My Beverly Hills Breast Augmentation Surgery with Silicone Implants

The reason I'm here in Beverly Hills having breast augmentation surgery is because I saw my mom do it and I have small boobs like hers. I was nine is when she got her boobs done so ever since I was fifteen I was really serious about it. I did do research with other beverly hills plastic surgeons. I actually went to a bad consultation before. The surgeon insulted my stomach, he, oh! So I went home and went on the Look Your Best website and i found Dr. Kapoor and I fell in love.

I had the opportunity to meet with Christina a few months ago. She came in and has had a child and has breast fed. One thing she noted was she lost a lot of volume in her breasts after breast feeding and was really looking to restore some of that lost volume, as well as enhance her breasts and also just balance out her body. I ask what they would look like when i was eighty. I asked him weird questions. Dr. Kapoor was so attentive. He is so good. I love him. I love him.
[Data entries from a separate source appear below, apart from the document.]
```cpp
template <class TL, bool REC, bool BL = false, bool PM = false>
__global__ __launch_bounds__(WG, PM ? (TILE_MIN_WAVES(TL) < 3 ? TILE_MIN_WAVES(TL) : 3) : TILE_MIN_WAVES(TL)) void k_rollout(const DevCtx* __restrict__ ctxp, const uint64_t* seeds, int n_steps, int interval, int use_vis,
                                                int mode, int write_obs, double* metrics, const uint32_t* seedbuf, const RecordPtrs<TL>* __restrict__ recp, int epoch, int env_base) {
  const DevCtx& ctx = ctx_ref(ctxp);
  const uint32_t rec_lo = __builtin_amdgcn_readfirstlane((uint32_t)(uint64_t)recp), rec_hi = __builtin_amdgcn_readfirstlane((uint32_t)((uint64_t)recp >> 32));
  const RecordPtrs<TL>& rec = *(const RecordPtrs<TL>*)(const AS4 RecordPtrs<TL>*)(((uint64_t)rec_hi << 32) | (uint64_t)rec_lo);
  const int env = env_base + blockIdx.x;
  __shared__ __align__(16) unsigned char lds_own[Lds<TL>::bytes() + PROF_EXTRA_LDS + (PM ? SCORED_EXTRA_LDS : 0)];
  Lds<TL> L(lds_own);
  EnvState<TL>* blob = blob_of<TL>(ctx, env);
  Sim<TL> sim(*L.S, *cold_of<TL>(ctx, env), *L.X, ctx.P, tape_of(ctx, env));
#ifndef MUAVTA_PACE_SCOPE
#if MUAVTA_PACE_HOLD
#define MUAVTA_PACE_SCOPE __HIP_MEMORY_SCOPE_AGENT
#else
#define MUAVTA_PACE_SCOPE __HIP_MEMORY_SCOPE_WORKGROUP
#endif
#endif
static_assert(MUAVTA_PACE_HOLD_POLLS > 0 && MUAVTA_PACE_HOLD_POLLS <= (1 << 16), "the hold loop of the pacing block must be poll-bounded");
#ifndef MUAVTA_PACE_EVERY
#define MUAVTA_PACE_EVERY 1
#endif
#if MUAVTA_PACE_PRIO
  constexpr bool PACED = TL::A <= 32 && !ABL(10);
  const uint32_t hw_id = __builtin_amdgcn_s_getreg(4 | (31 << 11)), xcc_id = __builtin_amdgcn_s_getreg(20 | (3 << 11));
  uint32_t* pace_row = as_global(ctx.pace) + ((((xcc_id & 15u) << 12) | ((hw_id >> 4) & 0xFFFu)) << 4);
// ... 24 lines not shown
          if (rec.K.task_feats) {
            const typename Sim<TL>::TokPtrs K = global_tok_ptrs<TL>(rec.K);
            const double fin = sim.s_wps();
            for (int sl = k - 1; sl < n_steps; sl++) {
              sim.tokens_pad(K, sl * rec.n_envs + env);
              if (threadIdx.x == 0) as_global(rec.s_wps)[(size_t)sl * rec.n_envs + env] = fin;
            }
          }
        }
        k = n_steps;
        continue;
      }
      ph = PH_STEP | (write_obs ? PH_OBS : 0) | (k < n_steps ? PH_ALLOC : 0);
    } else ph = (write_obs && !(REC && rec.O.tasks)) ? 0 : PH_OBS;
#if MUAVTA_PACE_PRIO
    uint32_t seen = 0;
    if (PACED && k >= 1 && k <= n_steps && (k & (MUAVTA_PACE_EVERY - 1)) == 0) {
      if (threadIdx.x == 0) __hip_atomic_store(pace_row + (hw_id & 15u), pace_tag | (uint32_t)k, __ATOMIC_RELAXED, MUAVTA_PACE_SCOPE);
      if (threadIdx.x < 16) seen = __hip_atomic_load(pace_row + threadIdx.x, __ATOMIC_RELAXED, MUAVTA_PACE_SCOPE);
    }
#endif
    if (ph) rollout_phase<TL, REC, BL, PM>(ctxp, lds_own, lds_base, env, ph, interval, use_vis, mode, rec, k < n_steps ? k : n_steps,
                                   (REC && rec.O.tasks && k >= 1 && k <= n_steps) ? k - 1 : -1);
#if MUAVTA_PACE_PRIO
    if (PACED && k >= 1 && k <= n_steps && (k & (MUAVTA_PACE_EVERY - 1)) == 0) {
      const bool behind_me = threadIdx.x < 16 && (seen >> 16) == (uint32_t)epoch && (seen & 0xFFFFu) < (uint32_t)k;
#if MUAVTA_PACE_PRIO == 4
      const int n_behind = __popcll(__ballot(behind_me));
      if (n_behind == 0) __builtin_amdgcn_s_setprio(3); else if (n_behind == 1) __builtin_amdgcn_s_setprio(2);
      else if (n_behind == 2) __builtin_amdgcn_s_setprio(1); else __builtin_amdgcn_s_setprio(0);
#else
      if (__ballot(behind_me) != 0ull) __builtin_amdgcn_s_setprio(0); else __builtin_amdgcn_s_setprio(MUAVTA_PACE_PRIO);
#endif
#if MUAVTA_PACE_HOLD
      for (int polls = 0; polls < MUAVTA_PACE_HOLD_POLLS; polls++) {
        const uint32_t st = seen & 0xFFFFu;
        const bool wait_for = threadIdx.x < 16 && (seen >> 16) == (uint32_t)epoch && st + MUAVTA_PACE_HOLD < (uint32_t)k &&
                              st + MUAVTA_PACE_HOLD_WINDOW >= (uint32_t)k;
        if (__ballot(wait_for) == 0ull) break;
        __builtin_amdgcn_s_sleep(MUAVTA_PACE_HOLD_SLEEP);
        if (threadIdx.x < 16) seen = __hip_atomic_load(pace_row + threadIdx.x, __ATOMIC_RELAXED, MUAVTA_PACE_SCOPE);
      }
#endif
    }
#endif
  }
#if MUAVTA_PACE_PRIO
  if (PACED && threadIdx.x == 0) __hip_atomic_store(pace_row + (hw_id & 15u), pace_tag | 0xFFFFu, __ATOMIC_RELAXED, MUAVTA_PACE_SCOPE);
  __builtin_amdgcn_s_setprio(0);
#endif
  if (REC && rec.K.task_feats) {
    if (threadIdx.x == 0) as_global(rec.s_wps)[(size_t)n_steps * rec.n_envs + env] = sim.s_wps();
  }
  sim.sync_clock();
  sim.metrics(as_global(metrics) + (size_t)env * MUAVTA_N_METRICS);
  lds_sync();
  copy16(blob, L.S, sizeof(EnvState<TL>));
#ifdef MUAVTA_PROF
  sim.prof_flush(env);
#endif
#ifdef MUAVTA_DIAG_TIMES
  if (threadIdx.x == 0 && env < 65536) {
    as_global(ctx.pace)[(1u << 19) + 65536 + env] = (uint32_t)__builtin_amdgcn_s_memrealtime();
    as_global(ctx.pace)[(1u << 19) + 131072 + env] = __builtin_amdgcn_s_getreg(4 | (31 << 11)) | (__builtin_amdgcn_s_getreg(20 | (3 << 11)) << 16);
  }
#endif
}

template <class TL>
__global__ __launch_bounds__(WG) void k_metrics(const DevCtx* __restrict__ ctxp, double* metrics) {
// ... 320 lines not shown
extern "C" int muavta_set_parts(MuavtaEnv* e, int32_t n_parts);
extern "C" int muavta_set_release_log(MuavtaEnv* e, int32_t enable);
extern "C" int muavta_create(const MuavtaParams* params, int32_t n_envs, int32_t device, MuavtaEnv** out);
extern "C" int muavta_destroy(MuavtaEnv* e);
extern "C" int muavta_set_slot_cap(MuavtaEnv* e, int32_t cap);
static int push_policy(MuavtaEnv* lane, const MuavtaEnv::HandleLevel& hl);

namespace {

template <class TL>
int launch_attr(MuavtaEnv* e) {
  size_t lds = Lds<TL>::bytes();
  e->lds_bytes = lds;
  if (lds > 48 * 1024) {
    const void* ks[] = {reinterpret_cast<const void*>(&k_reset<TL>), reinterpret_cast<const void*>(&k_step<TL>), reinterpret_cast<const void*>(&k_allocate<TL>),
                        reinterpret_cast<const void*>(&k_rollout<TL, false>), reinterpret_cast<const void*>(&k_rollout<TL, true>), reinterpret_cast<const void*>(&k_metrics<TL>), reinterpret_cast<const void*>(&k_observe<TL>),
                        reinterpret_cast<const void*>(&k_tokens<TL>), reinterpret_cast<const void*>(&k_call<TL>), reinterpret_cast<const void*>(&k_context<TL>),
                        reinterpret_cast<const void*>(&k_allocate<TL, true>), reinterpret_cast<const void*>(&k_rollout<TL, false, true>),
                        reinterpret_cast<const void*>(&k_pair_scores<TL>), reinterpret_cast<const void*>(&k_rollout<TL, false, false, true>)};
    for (const void* k : ks) HIPCHK(e, hipFuncSetAttribute(k, hipFuncAttributeMaxDynamicSharedMemorySize, (int)lds));
    HIPCHK(e, hipFuncSetAttribute(reinterpret_cast<const void*>(&k_allocate<TL, false, true>), hipFuncAttributeMaxDynamicSharedMemorySize, (int)lds + SCORED_EXTRA_LDS));
    HIPCHK(e, hipFuncSetAttribute(reinterpret_cast<const void*>(&k_allocate_scored<TL>), hipFuncAttributeMaxDynamicSharedMemorySize, (int)lds + SCORED_EXTRA_LDS));
  }
  return MUAVTA_OK;
}

#define DISPATCH(e, CALL)                    \
  switch ((e)->tile) {                       \
    case TK16: { typedef Tile16 TL; CALL; } break; \
    case TK24: { typedef Tile24 TL; CALL; } break; \
    default:   { typedef Tile64 TL; CALL; } break; \
// ... 870 lines not shown
    R.n_envs = e->n_envs;
    static_assert(sizeof(RecordPtrs<TL>) <= MuavtaEnv::REC_SLOT, "record-pointer slot too small");
    RecBlob blob;
    memset(&blob, 0, sizeof(blob));
    memcpy(&blob, &R, sizeof(R));
    hipLaunchKernelGGL(k_store_rec, dim3(1), dim3(64), 0, stream, blob, (uint32_t*)((char*)e->d_rec + MuavtaEnv::REC_SLOT));
    hipLaunchKernelGGL((k_rollout<TL, true>), dim3(n_launch), dim3(WG), extra_lds, stream, (const DevCtx*)e->d_ctx, ds,
                       n_steps, interval, use_vis, e->alloc_mode, write_obs, e->d_metrics, sb, (const RecordPtrs<TL>*)((char*)e->d_rec + MuavtaEnv::REC_SLOT), epoch, env_base);
  } else if (e->alloc_mode == MUAVTA_ALLOC_MLP_PAIR) {
    hipLaunchKernelGGL((k_rollout<TL, false, false, true>), dim3(n_launch), dim3(WG), extra_lds, stream, (const DevCtx*)e->d_ctx, ds,
                       n_steps, interval, use_vis, e->alloc_mode, write_obs, e->d_metrics, sb, (const RecordPtrs<TL>*)e->d_rec, epoch, env_base);
  } else if (e->alloc_mode >= MUAVTA_ALLOC_CAP_GREEDY) {
    hipLaunchKernelGGL((k_rollout<TL, false, true>), dim3(n_launch), dim3(WG), extra_lds, stream, (const DevCtx*)e->d_ctx, ds,
                       n_steps, interval, use_vis, e->alloc_mode, write_obs, e->d_metrics, sb, (const RecordPtrs<TL>*)e->d_rec, epoch, env_base);
  } else {
    hipLaunchKernelGGL((k_rollout<TL, false>), dim3(n_launch), dim3(WG), extra_lds, stream, (const DevCtx*)e->d_ctx, ds,
                       n_steps, interval, use_vis, e->alloc_mode, write_obs, e->d_metrics, sb, (const RecordPtrs<TL>*)e->d_rec, epoch, env_base);
  }
}
extern "C" {
static int rollout_impl(MuavtaEnv* e, const uint64_t* seeds, int32_t n_steps, int32_t interval, int32_t use_vis, int32_t write_obs, const MuavtaRecord* rec) {
  if (!e || n_steps < 0) return MUAVTA_E_ARG;
  if (!seeds && !e->did_reset) { e->err = "rollout without seeds before reset"; return MUAVTA_E_STATE; }
  DeviceScope scope_(e->device);
  if (seeds && e->hl.lanes_mode != 1) {
    bool want = e->hl.lanes_mode == 2;
    if (!want && e->n_rollouts) { want = hipEventQuery(e->ev1[(e->n_rollouts - 1) % MuavtaEnv::EV_RING]) == hipErrorNotReady; (void)hipGetLastError(); }
    if (want && ensure_twin(e) == MUAVTA_OK) flip_lanes(e);
  }
  MAIN_OP(e);
  const uint64_t* ds = nullptr;
  const uint32_t* sb = nullptr;
// ... 781 lines not shown
  if (lanes == 2) { int rc = ensure_twin(e); if (rc) { e->err = "muavta_set_lanes: the second lane could not be created: " + g_create_error; return rc; } }
  if (lanes == 1 && e->hl.twin) {
    muavta_destroy(e->hl.twin);
    e->hl.twin = nullptr;
  }
  e->hl.lanes_mode = lanes;
  return MUAVTA_OK;
}
int muavta_lanes(const MuavtaEnv* e, int32_t* mode, int32_t* allocated) {
  if (!e) return MUAVTA_E_ARG;
  if (mode) *mode = e->hl.lanes_mode;
  if (allocated) *allocated = e->hl.twin ? 2 : 1;
  return MUAVTA_OK;
}

int muavta_lsap(int32_t device, const double* cost, int32_t n, int32_t nr, int32_t nc, int64_t* row, int64_t* col) {
  return muavta_lsap_impl(device, cost, n, nr, nc, row, col, MUAVTA_LSAP_AUTO);
}
int muavta_lsap_impl(int32_t device, const double* cost, int32_t n, int32_t nr, int32_t nc, int64_t* row, int64_t* col, int32_t impl) {
  int ndev = 0;
  if (hipGetDeviceCount(&ndev) != hipSuccess || ndev < 1) { g_create_error = "muavta_lsap: no HIP device"; return MUAVTA_E_NO_DEVICE; }
  if (!cost || !row || !col || n < 1 || nr < 1 || nc < 1) { g_create_error = "muavta_lsap: bad arguments"; return MUAVTA_E_ARG; }
  int mn = nr < nc ? nr : nc, mx = nr < nc ? nc : nr;
  if (mn > Tile64::A || mx > Tile64::T) { g_create_error = "muavta_lsap: at most 64 x 128"; return MUAVTA_E_ARG; }
  for (size_t i = 0, m = (size_t)n * nr * nc; i < m; i++)
    if (std::isnan(cost[i]) || cost[i] == -INFINITY) { g_create_error = "muavta_lsap: matrix contains invalid numeric entries (NaN or -inf)"; return MUAVTA_E_ARG; }
  const bool fits_reg = mn <= TileLsapReg::A && mx <= TileLsapReg::T;
  if (impl < MUAVTA_LSAP_AUTO || impl > MUAVTA_LSAP_REGISTERS || (impl == MUAVTA_LSAP_REGISTERS && !fits_reg)) {
    g_create_error = "muavta_lsap_impl: unknown solver, or problem beyond 32 x 64 for the register solver"; return MUAVTA_E_ARG;
  }
// ... 112 lines not shown
```

multi-uav-ta-gym-env_amd/csrc/muavta_state.h:

```cpp
#pragma once
#include <stdint.h>

#include "../../include/muavta.h"


enum {
  MUAVTA_ERR_NONE = 0,
  MUAVTA_ERR_TASK_SLOTS = 1,
  MUAVTA_ERR_QUEUE = 2,
  MUAVTA_ERR_EVENTS = 3,
  MUAVTA_ERR_PENDING = 4,
  MUAVTA_ERR_POSITION = 5,
  MUAVTA_ERR_ESCORTS = 6,
  MUAVTA_ERR_LSAP = 7,
};

enum { TF_ESCORT = 1, TF_COUNTED = 2, TF_REACHED = 4, TF_ELIGIBLE = 8, TF_DEADLINE = 16,
       TF_KNOWN_ALL = 32  };

struct DevParams {
  int32_t n_agents, n_tasks , max_tasks , n_threats;
  int32_t n_agent_groups, agent_type[MUAVTA_MAX_GROUPS], agent_count[MUAVTA_MAX_GROUPS];
  int32_t n_task_groups, task_type[MUAVTA_MAX_GROUPS], task_count[MUAVTA_MAX_GROUPS];
  int32_t n_threat_groups, threat_type[MUAVTA_MAX_GROUPS], threat_count[MUAVTA_MAX_GROUPS];
// ... 3 lines not shown
      escort_required_agents , commit_horizon;
  uint32_t escort_mask;
  double speed[7];
  double threat_prob;
  double reward_norm_factor;
  double sense_sq_bound;
  double fail_rate, arrival_rate, dynamic_idle_penalty, sense_radius, miss_penalty, on_time_bonus,
      reassign_penalty, escort_radius, escort_requirement, escort_intercept_radius, mutual_support_radius;
  double rw[8];
  double escort_sq_bound;
  double inv_mts, inv_max_tasks;
  int32_t slot_cap;
  int32_t rw_plain;
};

template <int A_, int T_, int H_, int R_, int E_, int Q_, bool REGC_ = false, bool OTFC_ = false, bool SLIM_ = false>
struct Tile {
  static constexpr bool SLIM = SLIM_;
  static constexpr bool REGC = REGC_;
  static constexpr bool OTFC = OTFC_;
  static constexpr bool NO_COST_TILE = REGC_ || OTFC_;
  static constexpr int A = A_;
  static constexpr int T = T_;
  static constexpr int H = H_;
  static constexpr int R = R_;
  static constexpr int E = E_;
  static constexpr int Q = Q_;
  static constexpr int KW = (T_ + 31) / 32;
  static constexpr int MIN_WAVES = A_ > 32 ? 2 : 4;
  static_assert(A_ <= 64 && T_ <= 128 && H_ <= 64, "ids of agents / slots / threats are stored in int8");
};

// ... 4 lines not shown
template <> struct BucketMask<16> { typedef uint32_t type; };
template <> struct BucketMask<24> { typedef uint32_t type; };

typedef int8_t i8;
typedef int16_t i16;
typedef uint8_t u8;

template <int A, int T, bool HERE> struct QueueSide {
  double a_nfx[A], a_nfy[A], a_nft[A];
  double t_org[T], t_done[T];
  double area[3][3];
};
template <int A, int T> struct QueueSide<A, T, false> {};

template <class TL>
struct alignas(16) EnvCold : QueueSide<TL::A, TL::T, TL::SLIM> {
  enum { A = TL::A, T = TL::T, Q = TL::Q };
  double t_cur[6][T], t_alloc[6][T];
  double t_init[T], t_dtime[T];
  double a_qtime[A][Q];
  double obst[8][3];
};

template <class TL>
struct alignas(16) EnvState : QueueSide<TL::A, TL::T, !TL::SLIM> {
  enum { A = TL::A, T = TL::T, H = TL::H, R = TL::R, E = TL::E, Q = TL::Q, KW = TL::KW };
  double a_px[A], a_py[A];
  double a_dist[A];
  double a_caps[6][A];
  double t_px[T], t_py[T];
  double h_px[H], h_py[H];
// ... 42 lines not shown
      idle_reserve_steps, burst_region_toggle, escort_requests, escort_completed, escort_failed,
      escort_required_steps, escort_covered_steps, protection_breaches, threats_intercepted, recon_losses,
      escort_losses, mutual_support_engagements, protected_rec_completed;
  int32_t pending_reset, terminated, truncated, error, did_reset;
  int32_t last_plan_step, n_replans, n_calls;
  int32_t gate_step;
  uint32_t rng_idx[4];
  uint32_t rng_win[4][8];
  uint32_t rng_win_at[4];
  int32_t times_dirty;
  int32_t obs_rows;
  int32_t list_stale;
};

typedef Tile<16, 40, 16, 48, 40, 10, true> Tile16;
#ifndef MUAVTA_TILE24_SLIM
#define MUAVTA_TILE24_SLIM 1
#endif
typedef Tile<24, 48, 24, 88, 32, 12, true, false, MUAVTA_TILE24_SLIM != 0> Tile24;
typedef Tile<64, 128, 48, 128, 96, 12, true, true> Tile64;
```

I think one thing that's important when patients come in for breast augmentation and they say i want a C cup or a D cup, you know i think they all have a cup size in mind. I explain to them no two bras are created equal. Depending on where you buy a bra you may be a C here or a D there. Christina, she had a specific desire of wanting to be a D cup. We definitely achieved that. When we sized her we started at a certain range and I think.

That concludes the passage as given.